I find it remarkable that this ancient biblical story attributed the ill effects of weather and dire results of a changed climate to the people’s bad behavior. Compared to their superstitions, our scientific understanding of our behavior and witnessing the catastrophe we are causing should certainly give us their sense that “our iniquities testify against us” in Jeremiah’s language and to “acknowledge our wickedness.” That would be honest shame and being righteous humility.

For all of this being about our attitudes and self-perception, we must close with a life-giving word on God’s attitude and perception of you. The most stunning word amid these sometimes bleak readings today came in the middle of the Jeremiah passage: “Yet you, O LORD, are in the midst of us, and we are called by your name.” Even recognizing the wreckage they’d caused their society and environment couldn’t disrupt that core identity, and maybe it even contributed to their repentance and desire to do better.

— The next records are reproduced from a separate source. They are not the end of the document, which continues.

__global__ void __launch_bounds__(256)
k_scan_symmetric(const SymDesc* __restrict__ syms, const BlockDesc* __restrict__ blocks,
                 int32_t* __restrict__ zero, int nzero)
{
    __shared__ __attribute__((aligned(16))) uint16_t lds[4 * SYM_TILE_U16];

    if (blockIdx.x == 0)
        for (int i = threadIdx.x; i < nzero; i += 256) g_(zero)[i] = 0;

    const int wg = xcd_remap_(blockIdx.x, gridDim.x);
    const BlockDesc bd = blocks[wg];
    if (bd.item < 0) return;
    const SymDesc sd = syms[bd.item];
    const int n1 = sd.n1, n2 = sd.n2;
    const int lane = threadIdx.x & 63;
    const int wave = __builtin_amdgcn_readfirstlane((int)(threadIdx.x >> 6));
    const int i0 = bd.row0 + 64 * wave;
    if (i0 >= n1) return;
    const int iblk = i0 >> 6;
    const int row = i0 + lane;
    const uint32_t bias = row < n1 ? 0u : SYM_INVALID_BIAS;
    const int rrow = row < n1 ? row : n1 - 1;

    uint32_t q[8];
    {
        const auto qp = g_(reinterpret_cast<const u32x4*>(sd.a + (size_t)rrow * 32));
        const u32x4 a = qp[0], b = qp[1];
        q[0] = a.x; q[1] = a.y; q[2] = a.z; q[3] = a.w;
        q[4] = b.x; q[5] = b.y; q[6] = b.z; q[7] = b.w;
    }
    uint16_t* tile = lds + wave * SYM_TILE_U16;
    uint16_t* wr = tile + lane;
    const uint16_t* col = tile + lane * SYM_TILE_ROW_U16;
    const auto part = g_(reinterpret_cast<gvec2_t*>(sd.part21)) + (size_t)iblk * n2;
    sptr_t tp = (sptr_t)(uintptr_t)sd.b;

    uint32_t rb0 = KEY_NONE, rb1 = KEY_NONE;
    for (int j0 = 0; j0 < n2; j0 += 64) {
        const int jc = n2 - j0 < 64 ? n2 - j0 : 64;
        int jj = 0;
        for (; jj + 4 <= jc; jj += 4) {
            sptr_t t = tp + (size_t)(j0 + jj) * 8;
            const uint32_t d0 = PLSLAM_DIST8B(q, t, bias);
            const uint32_t d1 = PLSLAM_DIST8B(q, t + 8, bias);
            const uint32_t d2 = PLSLAM_DIST8B(q, t + 16, bias);
            const uint32_t d3 = PLSLAM_DIST8B(q, t + 24, bias);
            wr[(jj + 0) * SYM_TILE_ROW_U16] = (uint16_t)d0;
            wr[(jj + 1) * SYM_TILE_ROW_U16] = (uint16_t)d1;
            wr[(jj + 2) * SYM_TILE_ROW_U16] = (uint16_t)d2;
            wr[(jj + 3) * SYM_TILE_ROW_U16] = (uint16_t)d3;
            best2_push(rb0, rb1, make_key_s(d0, (uint32_t)(j0 + jj)));
            best2_push(rb0, rb1, make_key_s(d1, (uint32_t)(j0 + jj + 1)));
            best2_push(rb0, rb1, make_key_s(d2, (uint32_t)(j0 + jj + 2)));
            best2_push(rb0, rb1, make_key_s(d3, (uint32_t)(j0 + jj + 3)));
        }
        for (; jj < jc; ++jj) {
            sptr_t t = tp + (size_t)(j0 + jj) * 8;
            const uint32_t d = PLSLAM_DIST8B(q, t, bias);
            wr[jj * SYM_TILE_ROW_U16] = (uint16_t)d;
            best2_push(rb0, rb1, make_key_s(d, (uint32_t)(j0 + jj)));
        }
        __builtin_amdgcn_fence(__ATOMIC_RELEASE, "wavefront");
        __builtin_amdgcn_wave_barrier();
        __builtin_amdgcn_fence(__ATOMIC_ACQUIRE, "wavefront");
        uint32_t c0p, c1p;
        sym_column_reduce(col, c0p, c1p);
        {
            const uint32_t e0 = c0p & 0xFFFFu, o0 = c0p >> 16, e1 = c1p & 0xFFFFu, o1 = c1p >> 16;
            const uint32_t m0 = umin_(e0, o0);
            const uint32_t m1 = umin_(umax_(e0, o0), umin_(e1, o1));
            if (lane < jc)
                part[j0 + lane] = gvec2_t{key16_to_32(m0, (uint32_t)i0), key16_to_32(m1, (uint32_t)i0)};
        }
        __builtin_amdgcn_fence(__ATOMIC_RELEASE, "wavefront");
        __builtin_amdgcn_wave_barrier();
        __builtin_amdgcn_fence(__ATOMIC_ACQUIRE, "wavefront");
    }
    if (row < n1) g_(reinterpret_cast<gvec2_t*>(sd.keys12))[row] = gvec2_t{rb0, rb1};
}

constexpr int SYM4_SUBTILE_U16 = 16 * SYM_TILE_ROW_U16;

__global__ void __launch_bounds__(64)
k_scan_symmetric_r4(const SymDesc* __restrict__ syms, const BlockDesc* __restrict__ blocks,
                    int32_t* __restrict__ zero, int nzero)
{
    __shared__ __attribute__((aligned(16))) uint16_t tile[4 * SYM4_SUBTILE_U16];

    if (blockIdx.x == 0)
        for (int i = threadIdx.x; i < nzero; i += 64) g_(zero)[i] = 0;

    const int wg = xcd_remap_(blockIdx.x, gridDim.x);
    const BlockDesc bd = blocks[wg];
    if (bd.item < 0) return;
    const SymDesc sd = syms[bd.item];
    const int n1 = sd.n1, n2 = sd.n2;
    const int lane = threadIdx.x;
    const int i0 = bd.row0;
    const int iblk = i0 >> 8;

    uint32_t q0[8], c1[8], c2[8], c3[8];
    uint32_t bias[4];
    {
        uint32_t qr[4][8];
#pragma unroll
        for (int r = 0; r < 4; ++r) {
            const int row = i0 + 64 * r + lane;
            bias[r] = row < n1 ? 0u : SYM_INVALID_BIAS;
            const int rrow = row < n1 ? row : n1 - 1;
            const auto qp = g_(reinterpret_cast<const u32x4*>(sd.a + (size_t)rrow * 32));
            const u32x4 a = qp[0], b = qp[1];
            qr[r][0] = a.x; qr[r][1] = a.y; qr[r][2] = a.z; qr[r][3] = a.w;
            qr[r][4] = b.x; qr[r][5] = b.y; qr[r][6] = b.z; qr[r][7] = b.w;
        }
#pragma unroll
        for (int k = 0; k < 8; ++k) {
            q0[k] = qr[0][k];
            c1[k] = qr[0][k] ^ qr[1][k];
            c2[k] = qr[0][k] ^ qr[2][k];
            c3[k] = qr[0][k] ^ qr[3][k];
        }
    }
    uint16_t* wr = tile + lane;
    const uint16_t* col = tile + (lane >> 4) * SYM4_SUBTILE_U16 + (lane & 15) * SYM_TILE_ROW_U16;
    const uint32_t col_i_base = (uint32_t)(i0 + 64 * (lane >> 4));
    const auto part = g_(reinterpret_cast<gvec2_t*>(sd.part21)) + (size_t)iblk * n2;
    sptr_t tp = (sptr_t)(uintptr_t)sd.b;

    uint32_t rb[4][2];
#pragma unroll
    for (int r = 0; r < 4; ++r) rb[r][0] = rb[r][1] = KEY_NONE;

This is your prime identifying mark. You are not known for the supposedly pious things you strive to do, not in the credit you claim you deserve, the accolades puffing your chest or the awards put on your shelf. You are not identified by how great you or others think you are. But neither is notoriety in what you do wrong or the marks that threaten to exclude you. And it may well be that in humility or even amid the desperation of shame, you see most fully your identity is secured by God’s presence and that you are marked and claimed in the name of the Lord.

That is why we turn to baptism now for Grayson Ward and Harrison Maxwell, sons of Marcie and Chris, to speak God’s promise to them that they are claimed and chosen. No matter how they continue to live this out in life, if they go on as well as we anticipate to receive praise and earn trophies or are labeled for some reason as wicked, as outcasts, as greedy or impure, as lowly and shameful as the rest of us, through it all, they are sons of God, known by God’s name, beloved forever, freed and forgiven. Thankful and joyful, let’s sing in celebration of this identity.